I am having serious issues dealing with the presence of this orange fluffy dog Fritz that licks everything and eats dust and his own vomit yipping at squirrels from the comfort of my childhood home. I am guilty of severe anti-dog bigotry. I mean, I had a bunny before the flood, we had a black and white tuxedo shorthair cat from Christmas 1995 to now, a chocolate-point Himalayan between 1998 and 2001 or something, a blue budgerigar (Percy) my senior year of high school. For as long as I can remember, my house has smelled strongly of cat pee, and now there are only stains, darkened carpet and warped wood. I did, as a baby, have an awful babysitter with huge dogs, and have memories of them barking as I sat petrified atop a speaker in the living room, and my mom kept getting knocked over by their german shepherd while pregnant with me, but I don't really know if that's all of why I just don't like dogs. My heart is completely sealed to them, and I don't even want to pet them when I see them. I mostly find this dog annoying, since there's no reason to fear him (he doesn't bite or otherwise maul people and his bark sounds more stupid than terrifying most of the time), but I basically can't wait for my mom to find the orange kitty she wants so I can spend time with him (orange cats are usually "him") instead. It has been established that the little budgie Percy has no real enthusiasm for anything in life except the promise of more millet and glimpses of his own reflection. I sort of worry that it will set me up for problems later in life if people I live with dearly love dogs or hate or are allergic to cats, so I wonder if I should try to be more forgiving of dogs. I feel bad for not liking Fritz, but honestly, he's too happy and playful and really needs to chill. He's got this universal appeal that doesn't exactly endear him to me.

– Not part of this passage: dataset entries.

#ifndef PG_INLINE_SVC
#define PG_INLINE_SVC 1
#endif
#ifndef PG_INLINE_PRIO
#define PG_INLINE_PRIO 3
#endif
// ... 244 lines not shown
                         d, 0, k[q]);
              }
              d |= 256;
            } else {
              d |= 512;
            }
            if (lane64 == 0) {
              slots[sl[q]].idx = d;
              __threadfence_block();
              lds_st(&slots[sl[q]].flag, 2);
            }
          }
        }
      }
    }
    return;
  }

  const int lig = threadIdx.x & (L - 1);
  const int side = lig >= HL ? 1 : 0;
  const int hl = lig & (HL - 1);
  const int leader = lane64 & ~(L - 1);
  const int wave_slot0 = __builtin_amdgcn_readfirstlane((int)(threadIdx.x >> 6)) * (64 / L) * 2;
  const auto slot_grp = [&]() { return wave_slot0 + (fresh_lane64() / L) * 2; };
  const auto slot_me = [&]() {
    const int l = fresh_lane64();
    return wave_slot0 + (l / L) * 2 + ((l & (L - 1)) >= HL ? 1 : 0);
  };
  const WT *genomes = (const WT *)p.genomes;
  const WT *opponents = (const WT *)p.opponents;

  NetP<U, O> net;
  PongK st;
  int kind = 0, act_r = 0, act_l = 0, total = 0, fstart = 0, tend = 0, c_vis = 0, tab_off = 0;
  int sframe = 0;
#ifndef PG_NO_HIDDEN_JUMP
  constexpr bool kVisByFrames = kUntraced && !kHorizon;
#else
  constexpr bool kVisByFrames = false;
#endif
  const WT *gm = genomes;
  uint32_t slow = 0, c_fwd = 0, c_steps = 0, c_games = 0, fails = 0, plateau = 0, inwave = 0, skipped = 0, hidden = 0;

  const int games_total = active_total(p);
  int w;
  {
    int ww = 0;
    if (lig == 0) ww = (int)atomicAdd(p.work, 1u);
    w = group_broadcast<L>(ww, leader);
  }
  bool fresh = true;
  bool live = w < games_total;
  const auto park = [&]() {
    st.bx2 = 2 * 79 + kBallW - 1;
    st.by2 = 2 * 78 + kBallH - 1;
    st.vx2 = st.vy2 = 0;
    st.vis = 2;
    st.one_player = 0;
    kind = kOppNN;
    tend = 0x7fffffff;
    fstart = 0x3fffffff;
    fresh = false;
  };
  if (kInline && !live) park();
  int w_scripted = 1, w_onep = 1;
  int top = 1;
#ifdef PG_PROBE_EXTRA
  float probe_v = 0.f;
  float2v probe_p = float2v{0.f, 0.f};
  int probe_s = 0;
#endif
#ifdef PG_START_PROBE
  uint64_t probe_fresh = 0;
  const uint64_t probe_t0 = __builtin_amdgcn_s_memtime();
#endif
#ifdef PG_SERVE_STAGES
  uint64_t st_acc[24];
#pragma unroll
  for (int i = 0; i < 24; ++i) st_acc[i] = 0;
#endif
#ifdef PG_DECIDE_PROBE
  uint64_t probe_dec = 0;
  const uint64_t probe_t0 = __builtin_amdgcn_s_memtime();
#endif
#ifdef PG_TIMELINE
  uint64_t t_start = 0;
  uint32_t g_fails = 0, g_slow = 0;
#endif
#ifdef PG_PATH_PROBE
  uint32_t pp_frames = 0, pp_rally = 0, pp_face = 0, pp_fail = 0, pp_hidden = 0;
#define PG_PP(cnt, cond) \
  if (__builtin_amdgcn_ballot_w64(cond) != 0) cnt += 1
#else
#define PG_PP(cnt, cond)
#endif
  if (kInline ? __builtin_amdgcn_ballot_w64(live) != 0 : live) for (;;) {
#ifdef PG_START_PROBE
    const bool any_fresh = __builtin_amdgcn_ballot_w64(fresh) != 0;
    const uint64_t probe_f0 = __builtin_amdgcn_s_memtime();
#endif
    PG_PP(pp_frames, true);
    sframe += 1;
#ifdef PG_TIMELINE
    constexpr bool kJumps = !kHorizon;
#else
    const bool kJumps = !kHorizon && (kUntraced || p.trace == nullptr);
#endif
    if (top) {
    if (fresh) {
      const int i = w / p.n_games;
      const int g = w - i * p.n_games;
      kind = p.kind[w];
      const WT *gr = genomes + (long)genome_row(p, i) * p.gstride;
      const bool nn = side && kind == kOppNN && p.n_opponents > 0;
      const int oj = nn ? min(max(p.opp[w], 0), p.n_opponents - 1) : 0;
      gm = nn ? opponents + (long)oj * p.ostride : gr;
      const int rec = nn ? p.n_genomes + oj : i;
      load_rec<U, O>(net, p.recs + ((long)rec * HL + hl) * rec_floats<U, O>());
      const int sx = slot_me();
      if (kInline && hl == 0) slots[sx].rec = rec;
#pragma unroll
      for (int o = 0; o < O; ++o) net.c[o] = hl == 0 ? 0.5f * net.c[o] : 0.f;
      st.reset(0, kind == kOppRomCpu);
      if (kHorizon || !tabbed) st.seed = game_seed(p.seed, g);
      tab_off = g * kServeTabPoints;
      act_r = act_l = total = 0;
      c_vis = kVisByFrames ? sframe - 1 : 0;
      fstart = sframe - 1;
      tend = sframe + p.timeout_thresh;
      fresh = false;
      if (hl == 0) slots[sx].n_memo = 0;
      if (lig == 0) slots[sx].rally_at = -1;
      if (kHorizon && lig == 0) {
        const int gx = threadIdx.x / L;
        hz[gx].sum = 0.0;
        hz[gx].eps = hz[gx].s1 = hz[gx].s2 = hz[gx].zd = 0;
      }
#ifdef PG_TIMELINE
      t_start = wall_clock64();
      g_fails = g_slow = 0;
#endif
    }
#ifdef PG_START_PROBE
    if (any_fresh) probe_fresh += __builtin_amdgcn_s_memtime() - probe_f0;
#endif
#ifndef PG_NO_HIDDEN_JUMP
    {
      const bool hid = !st.vis && st.timer >= 2;
      PG_PP(pp_hidden, hid);
      if (kJumps && hid) {
        const int h = st.timer - 1;
        st.rc2 = PongK::drift2(st.rc2, h);
        if (!st.one_player) st.lc2 = PongK::drift2(st.lc2, h);
        st.timer = 1;
        act_r = clamp_move(st.rc2, 0);
        act_l = clamp_move(st.lc2, 0);
        fstart -= h;
        tend -= h;
        hidden += h;
      }
    }
#endif
    w_scripted = __builtin_amdgcn_readfirstlane(__builtin_amdgcn_ballot_w64(kind != kOppNN) != 0);
    w_onep = __builtin_amdgcn_readfirstlane(__builtin_amdgcn_ballot_w64(st.one_player != 0) != 0);
    top = 0;
    }
    const int pvis = st.vis, pbx2 = st.bx2, pby2 = st.by2;
#ifdef PG_PATH_PROBE
    const int pt_b = st.point, hits_b = st.hits;
#endif
    const int ev = st.step(act_r, act_l, [&](int pt) {
      return tabbed && pt < kServeTabPoints ? serve_tab[tab_off + pt] : Pong::serve_entry(st.seed, pt);
    }, w_onep != 0);
    PG_PP(pp_face, ev != kStepFly || st.hits != hits_b || st.point != pt_b);
    const int vis = st.vis;
    const int bx2 = st.bx2, by2 = st.by2;
    const int rc2 = st.rc2;
    int lc2 = st.lc2;
    if (__builtin_expect(w_onep, 0)) lc2 = PongK::c2_clip(st.lc2);
    int left, right;
    {
      const int lbx2 = pvis ? pbx2 : bx2, lby2 = pvis ? pby2 : by2;
      const int k[6] = {bx2, by2, lbx2, lby2, rc2, lc2};
      float acc[O], z[O];
      partial_pk<U, O, true>(net, k, acc);
#pragma unroll
      for (int o = 0; o < O; ++o) z[o] = group_sum<HL>(acc[o]);
      int code = certify_c8<O>(z, net.ct);
#ifdef PG_PROBE_EXTRA
      pg_probe_extra<PG_PROBE_EXTRA>(net.w1[0][0], net.w1[1][1], z[0], z[1], probe_v, probe_p, probe_s);
#endif
      const bool left_nn = kind == kOppNN;
      if (side && !left_nn) code = 0;
      if (vis != 1) code = 0;
#ifdef PG_ABLATE_SLOW
      if (code == -1) code = z[1] > z[0] ? 6 : -6;
#endif
      PG_PP(pp_fail, code == -1);
      if (PG_ANY(code == -1)) {
      if (code == -1) {
        fails += 1;
#ifdef PG_TIMELINE
        g_fails += 1;
#endif
#ifndef PG_NO_TIGHT
        int mv = tight_gap_move<O>(z, net.e, net.ct);
        if (mv == -1)
#else
        int mv = -1;
#endif
        {
          const int idx = plateau_f32<O>(z, net.e);
          mv = idx >= 0 ? index_to_move(idx) : -1;
        }
        inwave += mv != -1 ? 1 : 0;
        code = mv;
      }
#ifdef PG_ABLATE_SERVE
      if (code == -1) code = z[1] > z[0] ? 6 : -6;
#endif
      if (kInline && PG_ANY(code == -1)) {
        uint64_t key = 0;
        int nm = 0;
        const int sx = slot_me();
        if (code == -1) {
          key = memo_key(k);
          nm = slots[sx].n_memo;
          int hit = -1;
#pragma unroll 1
          for (int c = 0; c < kMemo && c < nm; ++c)
            if (slots[sx].memo_key[c] == key) hit = slots[sx].memo_idx[c];
          code = hit;
        }
        const int kn[6] = {side ? 320 - bx2 : bx2, by2, side ? 320 - lbx2 : lbx2, lby2, side ? lc2 : rc2,
                           side ? rc2 : lc2};
        const float my_e = net.e;
        uint64_t need = __builtin_amdgcn_ballot_w64(code == -1 && hl == 0);
        if (need) {
#ifdef PG_DECIDE_PROBE
        const uint64_t probe_d0 = __builtin_amdgcn_s_memtime();
#endif
        if constexpr (PG_INLINE_PRIO > 0) __builtin_amdgcn_s_setprio(PG_INLINE_PRIO);
#pragma unroll 1
        do {
          const int src = (int)__builtin_ctzll(need);
          need &= need - 1;
          InlineReq r;
#pragma unroll
          for (int i = 0; i < 6; ++i) r.k[i] = __builtin_amdgcn_readlane(kn[i], src);
#pragma unroll
          for (int i = 0; i < 6; ++i) r.kr[i] = __builtin_amdgcn_readlane(k[i], src);
          r.rec = p.recs + (long)__builtin_amdgcn_readlane(slots[sx].rec, src) * HL * rec_floats<U, O>();
#pragma unroll
          for (int o = O; o < 4; ++o) r.z[o] = 0.f;
#pragma unroll
          for (int o = 0; o < O; ++o) r.z[o] = __int_as_float(__builtin_amdgcn_readlane(__float_as_int(z[o]), src));
          r.e = __int_as_float(__builtin_amdgcn_readlane(__float_as_int(my_e), src));
          const uint64_t ga = (uint64_t)gm;
          const WT *g = (const WT *)(((uint64_t)__builtin_amdgcn_readlane((int)(ga >> 32), src) << 32) |
                                     (uint32_t)__builtin_amdgcn_readlane((int)(uint32_t)ga, src));
#if defined(PG_SERVE_TWICE)
          serve_inline<U, HL, O, WT>(p, g, r, lds_svc + wave * f64_lds_doubles(H, O), lane64, st_acc);
          const int ans = serve_inline<U, HL, O, WT>(p, g, r, lds_svc + wave * f64_lds_doubles(H, O), lane64, st_acc + 12);
#elif defined(PG_SERVE_STAGES)
          const int ans = serve_inline<U, HL, O, WT>(p, g, r, lds_svc + wave * f64_lds_doubles(H, O), lane64, st_acc);
#else
          const int ans = serve_inline<U, HL, O, WT>(p, g, r, lds_svc + wave * f64_lds_doubles(H, O), lane64);
#endif
          if ((lane64 & ~(HL - 1)) == src) {
            slow += (ans >> 8) & 1;
            plateau += (ans >> 9) & 1;
            inwave += ans >> 10;
            code = index_to_move(ans & 255);
            if (hl == 0) {
              const int c = nm % kMemo;
              slots[sx].memo_key[c] = key;
              slots[sx].memo_idx[c] = code;
              slots[sx].n_memo = nm + 1;
            }
          }
        } while (need);
        if constexpr (PG_INLINE_PRIO > 0) __builtin_amdgcn_s_setprio(0);
        {
#if defined(PG_RELOAD_ALL)
          load_rec<U, O>(net, p.recs + ((long)slots[sx].rec * HL + hl) * rec_floats<U, O>());
#elif !defined(PG_NO_RELOAD)
          load_rec_out<U, O>(net, p.recs + ((long)slots[sx].rec * HL + hl) * rec_floats<U, O>());
#endif
#ifndef PG_NO_RELOAD
#pragma unroll
          for (int o = 0; o < O; ++o) net.c[o] = hl == 0 ? 0.5f * net.c[o] : 0.f;
#endif
#ifdef PG_SERVE_STAGES
          {
            const uint64_t r0 = __builtin_amdgcn_s_memtime();
            asm volatile("s_waitcnt vmcnt(0) lgkmcnt(0)" ::: "memory");
            st_acc[5] += __builtin_amdgcn_s_memtime() - r0;
            st_acc[11] += 1;
          }
#endif
#ifdef PG_DECIDE_PROBE
          asm volatile("s_waitcnt vmcnt(0)" ::: "memory");
          probe_dec += __builtin_amdgcn_s_memtime() - probe_d0;
#endif
        }
        }
      }
      if (!kInline && PG_ANY(code == -1) && code == -1) {
        const int sx = slot_me();
        const uint64_t key = memo_key(k);
        const int nm = slots[sx].n_memo;
        int hit = -1;
#pragma unroll 1
        for (int c = 0; c < kMemo && c < nm; ++c)
          if (slots[sx].memo_key[c] == key) hit = slots[sx].memo_idx[c];
        if (hit != -1) {
          code = hit;
        } else {
          if (hl == 0) {
            const int kn[6] = {side ? 320 - bx2 : bx2, by2, side ? 320 - lbx2 : lbx2, lby2, side ? lc2 : rc2,
                               side ? rc2 : lc2};
            slots[sx].g = gm;
#pragma unroll
            for (int i = 0; i < 6; ++i) slots[sx].k[i] = kn[i];
#pragma unroll
            for (int o = 0; o < O; ++o) slots[sx].z[o] = z[o];
            slots[sx].e = net.e;
            __threadfence_block();
            lds_st(&slots[sx].flag, 1);
            __hip_atomic_fetch_add(&posted, 1, __ATOMIC_RELAXED, __HIP_MEMORY_SCOPE_WORKGROUP);
          }
          while (lds_ld(&slots[sx].flag) != 2) __builtin_amdgcn_s_sleep(1);
          __threadfence_block();
          const int ans = slots[sx].idx;
          slow += (ans >> 8) & 1;
#ifdef PG_TIMELINE
          g_slow += 1;
#endif
          plateau += ans >> 9;
          code = index_to_move(ans & 255);
          if (hl == 0) {
            const int c = nm % kMemo;
            slots[sx].memo_key[c] = key;
            slots[sx].memo_idx[c] = code;
            slots[sx].n_memo = nm + 1;
            lds_st(&slots[sx].flag, 0);
          }
        }
      }
      }
      const int mine = code;
      const int other = other_half<L>(mine);
      right = side ? other : mine;
      left = side ? mine : other;
      if (__builtin_expect(w_scripted, 0) && !left_nn) {
        left = vis ? hardcoded_move(by2, lc2) : 0;
        if (kind == kOppScore && st.s1 > st.s2) left = 0;
      }
      if constexpr (!kVisByFrames) c_vis += vis;
    }
    act_l = clamp_move(lc2, left);
    act_r = clamp_move(rc2, right);
#ifndef PG_TIMELINE
    if (!kUntraced && p.trace) {
      const int frames = sframe - fstart;
      if (w < p.trace_games && frames <= p.trace_cap && lig == 0 && (!kInline || live))
        p.trace[(long)w * p.trace_cap + frames - 1] = (uint8_t)(move_code(act_r) | (move_code(act_l) << 2) | (vis << 4));
    }
#endif
    const bool same = ev != kStepPoint;
#ifndef PG_NO_RALLY_SKIP
#ifdef PG_TIMELINE
    constexpr bool kTracing = false;
#else
    const bool kTracing = !kUntraced && p.trace != nullptr;
#endif
    const bool rally_check = !kTracing && !kHorizon && ev == kStepRally;
#else
    constexpr bool rally_check = false;
#endif
    PG_PP(pp_rally, rally_check);
    bool over = sframe > tend;
    if constexpr (kHorizon) over = over || sframe - fstart >= p.horizon;
    if (PG_ANY((kHorizon ? !same : ev >= kStepPoint) || over)) {
    if (!same) {
      total += sframe - 1 - (tend - p.timeout_thresh);
      tend = sframe + p.timeout_thresh;
      over = st.s1 >= p.win_score || st.s2 >= p.win_score || st.done();
      if constexpr (kHorizon) over = over || sframe - fstart >= p.horizon;
      if (lig == 0) slots[slot_grp()].rally_at = -1;
    }
#ifndef PG_NO_RALLY_SKIP
    const int timeout = sframe - (tend - p.timeout_thresh);
    if (rally_check && timeout <= p.timeout_thresh) {
      const int rs = slot_grp();
      const uint64_t key = st.key(move_code(act_r), move_code(act_l));
      const int at = slots[rs].rally_at;
      if (at > timeout || at < 0) {
        if (lig == 0) {
          slots[rs].rally_key = key;
          slots[rs].rally_at = timeout;
          slots[rs].rally_span = kRallySpan0;
        }
      } else if (slots[rs].rally_key == key) {
        const int rest = p.timeout_thresh + 1 - timeout;
        fstart -= rest;
        skipped += rest;
        tend = sframe - 1;
      } else if (timeout - at >= slots[rs].rally_span) {
        if (lig == 0) {
          slots[rs].rally_key = key;
          slots[rs].rally_at = timeout;
          slots[rs].rally_span = 2 * slots[rs].rally_span;
        }
      }
    }
    over = over || sframe > tend;
// ... 41 lines not shown
        uint32_t *tl = (uint32_t *)(p.trace + (long)w * p.trace_cap);
        tl[0] = (uint32_t)t_start;
        tl[1] = (uint32_t)wall_clock64();
        tl[2] = g_fails;
        tl[3] = g_slow;
        if (p.trace_cap >= 24) {
          tl[4] = blockIdx.x;
          tl[5] = (uint32_t)wave;
        }
      }
#endif
      c_steps += sframe - fstart;
      const int vis_frames = kVisByFrames ? sframe - c_vis - (st.s1 + st.s2) : c_vis;
      c_fwd += (kind == kOppNN ? 2u : 1u) * (uint32_t)vis_frames;
      c_games += 1;
      int ww = 0;
      if (lig == 0) ww = (int)atomicAdd(p.work, 1u);
      w = group_broadcast<L>(ww, leader);
      if constexpr (kInline) {
        if (w >= games_total) {
          live = false;
          park();
        } else {
          fresh = true;
        }
      } else {
        if (w >= games_total) break;
        fresh = true;
      }
    }
    if constexpr (kInline) {
      if (__builtin_amdgcn_ballot_w64(live) == 0) break;
    }
    top = __builtin_amdgcn_readfirstlane(__builtin_amdgcn_ballot_w64(fresh || (kJumps && !st.vis && st.timer >= 2)) != 0);
    }
  }
  if (p.counters && c_games) {
    if (lig == 0) {
      atomicAdd((unsigned long long *)&p.counters[0], (unsigned long long)(c_steps - skipped - hidden));
      if (hidden) atomicAdd((unsigned long long *)&p.counters[12], (unsigned long long)hidden);
      atomicAdd((unsigned long long *)&p.counters[1], (unsigned long long)c_fwd);
      atomicAdd((unsigned long long *)&p.counters[3], (unsigned long long)c_games);
      if (skipped) atomicAdd((unsigned long long *)&p.counters[8], (unsigned long long)skipped);
    }
    if (hl == 0 && slow) atomicAdd((unsigned long long *)&p.counters[2], (unsigned long long)slow);
    if (hl == 0 && fails) atomicAdd((unsigned long long *)&p.counters[4], (unsigned long long)fails);
    if (hl == 0 && plateau) atomicAdd((unsigned long long *)&p.counters[5], (unsigned long long)plateau);
    if (hl == 0 && inwave) atomicAdd((unsigned long long *)&p.counters[6], (unsigned long long)inwave);
  }
#ifdef PG_DECIDE_PROBE
  if (p.counters && lane64 == 0) {
    atomicAdd((unsigned long long *)&p.counters[13], (unsigned long long)probe_dec);
    atomicAdd((unsigned long long *)&p.counters[14], (unsigned long long)(__builtin_amdgcn_s_memtime() - probe_t0));
    atomicAdd((unsigned long long *)&p.counters[15], 1ull);
  }
#endif
#ifdef PG_START_PROBE
  if (p.counters && lane64 == 0) {
    atomicAdd((unsigned long long *)&p.counters[13], (unsigned long long)probe_fresh);
    atomicAdd((unsigned long long *)&p.counters[14], (unsigned long long)(__builtin_amdgcn_s_memtime() - probe_t0));
    atomicAdd((unsigned long long *)&p.counters[15], 1ull);
  }
#endif
#ifdef PG_PATH_PROBE
  if (p.counters && lane64 == 0) {
    atomicAdd((unsigned long long *)&p.counters[11], (unsigned long long)pp_frames);
    atomicAdd((unsigned long long *)&p.counters[10], (unsigned long long)pp_rally);
    atomicAdd((unsigned long long *)&p.counters[13], (unsigned long long)pp_face);
    atomicAdd((unsigned long long *)&p.counters[14], (unsigned long long)pp_fail);
    atomicAdd((unsigned long long *)&p.counters[15], (unsigned long long)pp_hidden);
  }
#endif
#ifdef PG_PROBE_EXTRA
  if (p.counters && probe_v == 1234.5f && probe_p.x == 1234.5f && probe_s == 1234567) p.counters[15] = 1;
#endif
#ifdef PG_SERVE_STAGES
  if (p.hard_log && lane64 == 0)
#pragma unroll
    for (int i = 0; i < 24; ++i)
      if (st_acc[i]) atomicAdd((unsigned long long *)&((uint64_t *)p.hard_log)[i], (unsigned long long)st_acc[i]);
#endif
  if (lane64 == 0) atomicAdd(&waves_done, 1);
}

Then there are all the little bits of white-trashery that ooze out of this place. Letters from my crack-whore not-aunt, yet another child murder, stories of bums and conmen and drunks and other crazies from my dad's bus route. Things I remember and have been glad to leave behind.

I know I need to tackle the beast of cleaning my room and talking to my boss about working, but the past couple days were necessary as a buffer before I sink into the horrific piles so characteristic of my entire house and think about working downtown every day instead of working on them, and hearing new crazy legal problems. My boss is a fantastic guy, but there is still a lot of stress associated with working for him.

There are nice things. I still have friends to meet, once they make their presence in town known to me. I have been invited to a former history teacher and thoroughly exceptional human being's place for post-Christmas desserts. I will soon be sick of restaurants. We no longer have a raccoon infestation, and the plumbing's fixed, even if there is still a hole in the floor.

I guess I made it out of Florida without being kidnapped by pervs or becoming addicted to drugs. Mediocre by most standards, a success story for me.